_INSTRUCTIONS TO FOLLOW_: Which lines of the entries below hold the word "float"? Report each of them.

_DATA EXCERPTS_:
weightedld_amd/csrc/screen_policy.hpp:

```cpp
#pragma once
#include <algorithm>
#include <cmath>
#include <cstdint>

namespace wld {
namespace screen_policy {

enum class Route : uint8_t {
    F32Plain,
    F32RefOrder,
    IntAll,
    Fp6Screen,
    I8PairScreen,
    I8TileScreen,
    TwoPlaneScreen,
    CandidatePairs,
};


constexpr uint64_t kFp6Keep = 16;
constexpr uint64_t kOnePlaneKeep = 2;
constexpr uint64_t kTwoPlaneKeep = 5;
constexpr uint64_t kCandidatePairsKeep = 10;
constexpr uint32_t kSampleMinTiles = 2048;
constexpr uint64_t kFp6ThreeKeep = 8;

struct Learned {
    float screen_bad = -1.0f;
    float screen2_bad = -1.0f;
    float ref_pairs_bad = -1.0f;
    float fp6_bad = -1.0f;
    float fp6_good = INFINITY;
    float fp6_three_good = INFINITY;

    void reset() { *this = Learned{}; }
};

struct Options {
    int screen;
    int fp6;
    bool ref_sums, prefilter, i8_pairs;
    int fp6_three = 1;
};
struct LoadFacts {
    bool mfma;
    bool use_frag;
    bool nonneg;
    uint64_t NP;
    unsigned plane_mask;
    bool fp6_ok, fp6_better;
};
struct PassFacts {
    bool have_pairs;
    uint32_t n_tiles;
    float thr;
    bool dense;
    bool prog_pass;
    bool count_out;
};

struct Plan {
    Route route = Route::F32Plain;
    bool bound_test = false;
    uint32_t fp6_bail = 0;
    bool i8_images = false;
    bool fp6_three = false;
};

static inline bool fp6_three(const Options &o, const PassFacts &p, const Learned &s) {
    if (!p.have_pairs) return false;
    return o.fp6_three == 2 || (o.fp6_three == 1 && p.thr >= s.fp6_three_good);
}

static inline Plan decide(const Options &o, const LoadFacts &l, const PassFacts &p, const Learned &s) {
    Plan plan;
    const float thr = p.thr;
    const bool bound = o.prefilter && thr > 0.0f;
    const bool ref_screen = o.ref_sums && l.mfma && !p.dense && l.use_frag && bound && o.screen != 0;
    if (o.ref_sums && !ref_screen) {
        plan.route = Route::F32RefOrder;
        return plan;
    }
    if (!l.mfma) return plan;
    plan.route = Route::IntAll;
    plan.bound_test = bound;
    if (!bound || p.dense || !l.use_frag) return plan;

    const bool one = o.screen == 2 || o.screen == 3 || (o.screen == 1 && thr > s.screen_bad);
    const bool two = __builtin_popcount(l.plane_mask & 15) >= 3 &&
                     (o.screen == 3 || (o.screen == 1 && !one && !ref_screen && thr > s.screen2_bad));
    if (two) {
        plan.route = Route::TwoPlaneScreen;
    } else if (one) {
        const bool fp6_auto = o.fp6 == 1 || o.fp6 == 3;
        if (l.fp6_ok && (o.fp6 == 2 || (fp6_auto && l.fp6_better && thr > s.fp6_bad))) {
            plan.route = Route::Fp6Screen;
            plan.fp6_three = fp6_three(o, p, s);
            if (fp6_auto && !p.prog_pass && !p.count_out)
                plan.fp6_bail = std::max<uint32_t>(p.n_tiles / (uint32_t)kFp6Keep, 1);
        } else if (o.i8_pairs && p.have_pairs && l.nonneg && l.NP <= 16384) {
            plan.route = Route::I8PairScreen;
            plan.i8_images = true;
        } else {
            plan.route = Route::I8TileScreen;
        }
    } else if (ref_screen) {
        if (!((o.screen == 1 && thr > s.ref_pairs_bad) || o.screen == 4)) return Plan{Route::F32RefOrder};
        plan.route = Route::CandidatePairs;
    }
    return plan;
}

// ... 8 lines not shown
    return planned;
}

static inline bool wants_sample(Options o, const LoadFacts &l, PassFacts p, const Learned &s) {
    if (o.screen == 3) o.screen = 2;
    p.dense = false;
    return o.fp6 == 1 && decide(o, l, p, s).route == Route::Fp6Screen && p.n_tiles >= kSampleMinTiles &&
           !(p.thr >= s.fp6_good);
}

struct Sample {
    float thr;
    uint64_t candidates, sampled;
    bool three = false;
    uint64_t rechecked = 0;
};
static inline void learn(Learned &s, const Sample &r) {
    if (r.candidates * kFp6Keep > r.sampled) {
        s.fp6_bad = std::max(s.fp6_bad, r.thr);
        return;
    }
    s.fp6_good = std::min(s.fp6_good, r.thr);
    if (r.three && r.sampled && r.rechecked * kFp6ThreeKeep <= (r.sampled + 1) / 2)
        s.fp6_three_good = std::min(s.fp6_three_good, r.thr);
}

struct Outcome {
    Route route;
    float thr;
    bool abandoned;
    uint64_t candidate_tiles;
    uint64_t n_tiles;
    uint64_t candidate_pairs;
    uint64_t pairs;
};
static inline void learn(Learned &s, const Outcome &r) {
    if (r.abandoned) {
        s.fp6_bad = std::max(s.fp6_bad, r.thr);
        return;
// ... 7 lines not shown
        s.screen2_bad = std::max(s.screen2_bad, r.thr);
    if (r.route == Route::CandidatePairs && r.candidate_pairs * kCandidatePairsKeep > r.pairs)
        s.ref_pairs_bad = std::max(s.ref_pairs_bad, r.thr);
}


static inline bool ran_screen(Route r) {
    return r == Route::Fp6Screen || r == Route::I8PairScreen || r == Route::I8TileScreen ||
           r == Route::TwoPlaneScreen || r == Route::CandidatePairs;
}
static inline int stat_screened(Route r) {
    return r == Route::CandidatePairs ? 4 : r == Route::TwoPlaneScreen ? 3 : ran_screen(r) ? 1 : 0;
}
static inline int stat_screen_fp6(Route r) { return r == Route::Fp6Screen ? 1 : 0; }
static inline int stat_fp6_three(const Plan &p) { return p.route == Route::Fp6Screen && p.fp6_three ? 1 : 0; }
static inline int stat_launches(Route r) { return r == Route::CandidatePairs ? 3 : ran_screen(r) ? 2 : 1; }

}
}
```

Measured before the change: 485.0 billion.

## Add quick per-wave fp6 screen bound ahead of the per-pair three-sum test

Adds a coarse per-wave bound that takes maxima of the accumulated sums and minima of the row and column margins. When the bound proves no pair in a row block can pass, the per-pair three-sum doubt test is skipped for that block. A sampling probe counts how often the full test is still needed, and the learned policy turns the quick path on by default only when that fraction is low enough. This adds extra VALU work and an atomic counter in the epilogue, and it helps only when most blocks can be rejected by the coarse bound.

```diff
diff --git a/include/weightedld.h b/include/weightedld.h
--- a/include/weightedld.h
+++ b/include/weightedld.h
@@ -89,6 +89,7 @@
 #define WLD_OPT_FP6_SHARED 19
 #define WLD_OPT_PARTNERS_BATCH_BYTES 20
 #define WLD_OPT_FP6_THREE 21
+#define WLD_OPT_FP6_QUICK 22
 int wld_set_option(wld_ctx *ctx, int option, int64_t value);
 int wld_get_option(wld_ctx *ctx, int option, int64_t *value);
 
@@ -180,6 +181,8 @@
     int fp6_shared;
     int fp6_three;
     uint64_t fp6_rechecked;
+    int fp6_quick;
+    uint64_t fp6_quick_full;
 } wld_run_stats;
 int wld_last_stats(wld_ctx *ctx, wld_run_stats *out);
 int wld_fp6_weight_codes(wld_ctx *ctx, uint8_t *codes, int *fits_fp4);
diff --git a/weightedld_amd/_lib.py b/weightedld_amd/_lib.py
--- a/weightedld_amd/_lib.py
+++ b/weightedld_amd/_lib.py
@@ -18,7 +18,8 @@
 OPTIONS = {"prefilter": 1, "screen": 2, "tile_order": 3, "all_planes": 4, "mfma_layout": 5, "valu_plain": 6,
            "staging_rows": 7, "host_batch_pairs": 8, "ref_sums": 11, "fused_scan": 12, "screen_fp6": 13,
            "test_guard": 14, "fp6_pairs_min_tiles": 15, "i8_pairs": 16, "fp6_a4": 17,
-           "target_batch_slots": 18, "fp6_shared": 19, "partners_batch_bytes": 20, "fp6_three": 21}
+           "target_batch_slots": 18, "fp6_shared": 19, "partners_batch_bytes": 20, "fp6_three": 21,
+           "fp6_quick": 22}
 
 
 class WldError(RuntimeError):
@@ -64,6 +65,8 @@
         ("fp6_shared", ctypes.c_int),
         ("fp6_three", ctypes.c_int),
         ("fp6_rechecked", ctypes.c_uint64),
+        ("fp6_quick", ctypes.c_int),
+        ("fp6_quick_full", ctypes.c_uint64),
     ]
 
 
diff --git a/weightedld_amd/csrc/capi.hip b/weightedld_amd/csrc/capi.hip
--- a/weightedld_amd/csrc/capi.hip
+++ b/weightedld_amd/csrc/capi.hip
@@ -113,6 +113,7 @@
     bool opt_i8_pairs = true;
     int opt_fp6 = 1;
     bool opt_fp6_a4 = true;
+    int opt_fp6_quick = 1;
     int opt_fp6_three = 1;
     bool opt_fp6_shared = true;
     bool opt_ref_sums = true;
@@ -660,7 +661,8 @@
     screen_policy::PassFacts pass;
 };
 PolicyInputs policy_inputs(const wld_ctx *c, float thr, bool dense) {
-    return {{c->opt_screen, c->opt_fp6, c->opt_ref_sums, c->opt_prefilter, c->opt_i8_pairs, c->opt_fp6_three},
+    return {{c->opt_screen, c->opt_fp6, c->opt_ref_sums, c->opt_prefilter, c->opt_i8_pairs, c->opt_fp6_three,
+             c->opt_fp6_quick},
             {c->kernel == WLD_KERNEL_MFMA, c->use_frag, c->wst.nonneg != 0, c->NP, c->plane_mask, c->fp6_ok,
              c->fp6_better},
             {c->f6_n_pairs != 0, c->n_tiles, thr, dense, c->prog_pass, c->pend.count_out != nullptr}};
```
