#pragma unroll 1
        for (int mi = 0; mi < MC; ++mi) {
            const int m = m0 + mi;
            if (m < M) {
                const double* h = HSGPR ? (H + 9 * (size_t)m) : (s_h + 9 * mi);
                const double h0 = h[0], h1 = h[1], h2 = h[2], h3 = h[3], h4 = h[4], h5 = h[5],
                             h6 = h[6], h7 = h[7], h8 = h[8];
                const bool hok = ((hok_bits >> mi) & 1ull) != 0;
                const bool far = FAST && !CONTRACT && ((far_bits >> mi) & 1ull) != 0;
                const bool aok = SYM ? (s_aok[mi] != 0) : false;
                int c_m = 0;
                auto row_ptr = [&](int n) -> double* {
                    if (TILED) return R + ((size_t)bx * ntiles_all + tile_idx) * ((size_t)MC * TILE) + (size_t)mi * TILE + (n - base);
                    return R + (size_t)m * ldr + n;
                };
                gchar* row_base = (gchar*)row_ptr(wbase);
                asm volatile("" : "+v"(lane_bytes));
                asm volatile("" : "+s"(row_base));
                auto sweep = [&](auto schk) {
                    constexpr bool SCHK = decltype(schk)::value;
#pragma unroll
                    for (int c = 0; c < CH; ++c) {
                        if (CALIB) {
                            const int n = wbase + c * 128 + lane * 2;
                            if (n + 1 < N)
                                *reinterpret_cast<double2*>(R + (size_t)m * ldr + n) =
                                    make_double2(px[2 * c] + h0, py[2 * c] + h0);
                            continue;
                        }
                        double d0s, d1s;
                        const double d0 = CONTRACT ? fwd_d2_contracted(h0, h1, h2, h3, h4, h5, h6, h7, h8, px[2 * c],
                                                                       py[2 * c], qx[2 * c], qy[2 * c])
                                          : FAST ? fwd_d2_fast<SCHK>(h0, h1, h2, h3, h4, h5, h6, h7, h8, px[2 * c],
                                                                   py[2 * c], qx[2 * c], qy[2 * c], pok[2 * c] && hok)
                                               : fwd_d2(h0, h1, h2, h3, h4, h5, h6, h7, h8, px[2 * c],
                                                        py[2 * c], qx[2 * c], qy[2 * c]);
                        const double d1 = CONTRACT ? fwd_d2_contracted(h0, h1, h2, h3, h4, h5, h6, h7, h8, px[2 * c + 1],
                                                                       py[2 * c + 1], qx[2 * c + 1], qy[2 * c + 1])
                                          : FAST ? fwd_d2_fast<SCHK>(h0, h1, h2, h3, h4, h5, h6, h7, h8, px[2 * c + 1],
                                                                   py[2 * c + 1], qx[2 * c + 1], qy[2 * c + 1], pok[2 * c + 1] && hok)
                                               : fwd_d2(h0, h1, h2, h3, h4, h5, h6, h7, h8, px[2 * c + 1],
                                                        py[2 * c + 1], qx[2 * c + 1], qy[2 * c + 1]);
                        d0s = d0; d1s = d1;
                        if (SYM) {
                            const double* a = s_a + 9 * mi;
                            const double b0 = fwd_d2_fast<true>(a[0], a[1], a[2], a[3], a[4], a[5], a[6], a[7], a[8],
                                                                qx[2 * c], qy[2 * c], px[2 * c], py[2 * c], pokb[2 * c] && aok);
                            const double b1 = fwd_d2_fast<true>(a[0], a[1], a[2], a[3], a[4], a[5], a[6], a[7], a[8],
                                                                qx[2 * c + 1], qy[2 * c + 1], px[2 * c + 1], py[2 * c + 1],
                                                                pokb[2 * c + 1] && aok);
                            d0s = d0 + b0;
                            d1s = d1 + b1;
                        }
                        if (WRITE_R) {
                            const int n = wbase + c * 128 + lane * 2;
                            gdouble* dstp = reinterpret_cast<gdouble*>(row_base + lane_bytes) + c * 128;
                            if (n + 1 < N) {
                                if (NT) {
                                    __builtin_nontemporal_store(d0s, dstp);
                                    __builtin_nontemporal_store(d1s, dstp + 1);
                                } else {
                                    dstp[0] = d0s; dstp[1] = d1s;
                                }
                            } else if (n < N) {
                                dstp[0] = d0s;
                            }
                        }
                        c_m += __builtin_popcountll(__builtin_amdgcn_ballot_w64(d0s < thr2) & okm[2 * c]);
                        c_m += __builtin_popcountll(__builtin_amdgcn_ballot_w64(d1s < thr2) & okm[2 * c + 1]);
                    }
                };
                bool lean_done = false;
                if (LEAN && FAST && !SYM && !CONTRACT && !CALIB && tile_lean && hok && (SEMI || far)) {
                    double dl[PPL], sq[PPL];
                    unsigned long long bad = 0ull;
#pragma unroll
                    for (int q = 0; q < PPL; ++q)
                        dl[q] = fwd_d2_lean(h0, h1, h2, h3, h4, h5, h6, h7, h8, px[q], py[q], qx[q], qy[q], sq[q]);
                    if (!far) {
#pragma unroll
                        for (int q = 0; q < PPL; ++q) bad |= __builtin_amdgcn_ballot_w64(!(__builtin_fabs(sq[q]) >= 0x1p-255));
                    }
                    if (bad == 0ull) {
                        lean_done = true;
#pragma unroll
                        for (int c = 0; c < CH; ++c) {
                            const double d0 = dl[2 * c], d1 = dl[2 * c + 1];
                            if (WRITE_R) {
                                gdouble* dstp = reinterpret_cast<gdouble*>(row_base + lane_bytes) + c * 128;
                                if (SF != 0) {
                                    typedef double d2v __attribute__((ext_vector_type(2)));
                                    const d2v val = { d0, d1 };
                                    if (SF == 2) asm volatile("global_store_dwordx4 %0, %1, off sc1" :: "v"(dstp), "v"(val) : "memory");
                                    else if (SF == 3) asm volatile("global_store_dwordx4 %0, %1, off sc0 sc1" :: "v"(dstp), "v"(val) : "memory");
                                    else if (SF == 4) asm volatile("global_store_dwordx4 %0, %1, off sc1 nt" :: "v"(dstp), "v"(val) : "memory");
                                    else asm volatile("global_store_dwordx4 %0, %1, off sc0 sc1 nt" :: "v"(dstp), "v"(val) : "memory");
                                } else if (NT) {
                                    __builtin_nontemporal_store(d0, dstp);
                                    __builtin_nontemporal_store(d1, dstp + 1);
                                } else {
                                    dstp[0] = d0; dstp[1] = d1;
                                }
                            }
                            c_m += __builtin_popcountll(__builtin_amdgcn_ballot_w64(d0 < thr2));
                            c_m += __builtin_popcountll(__builtin_amdgcn_ballot_w64(d1 < thr2));
                        }
                    }
                }
                if (lean_done) {}
                else if (far) sweep(std::false_type{});
                else sweep(std::true_type{});
                const int c_new = __builtin_amdgcn_readlane(cnt, mi) + c_m;
                asm("s_mov_b32 m0, %2\n\ts_nop 0\n\tv_writelane_b32 %0, %1, m0" : "+v"(cnt) : "s"(c_new), "s"(mi) : "m0");
            }
        }
    }

    __shared__ int s_cnt[4][MC];
    if (lane < MC) s_cnt[wave][lane] = cnt;
    __syncthreads();
    if (threadIdx.x < MC && m0 + (int)threadIdx.x < M) {
        const int t = threadIdx.x;
        const int c = s_cnt[0][t] + s_cnt[1][t] + s_cnt[2][t] + s_cnt[3][t];
        if (nslices == 1) counts[m0 + t] = c;
        else atomicAdd(&counts[m0 + t], c);
    }
}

_RESULT OF THE EXERCISE_:
    float screen_bad = -1.0f;
    float screen2_bad = -1.0f;
    float ref_pairs_bad = -1.0f;
    float fp6_bad = -1.0f;
    float fp6_good = INFINITY;
    float fp6_three_good = INFINITY;
    float thr;
    const float thr = p.thr;
    float thr;
    float thr;
 PolicyInputs policy_inputs(const wld_ctx *c, float thr, bool dense) {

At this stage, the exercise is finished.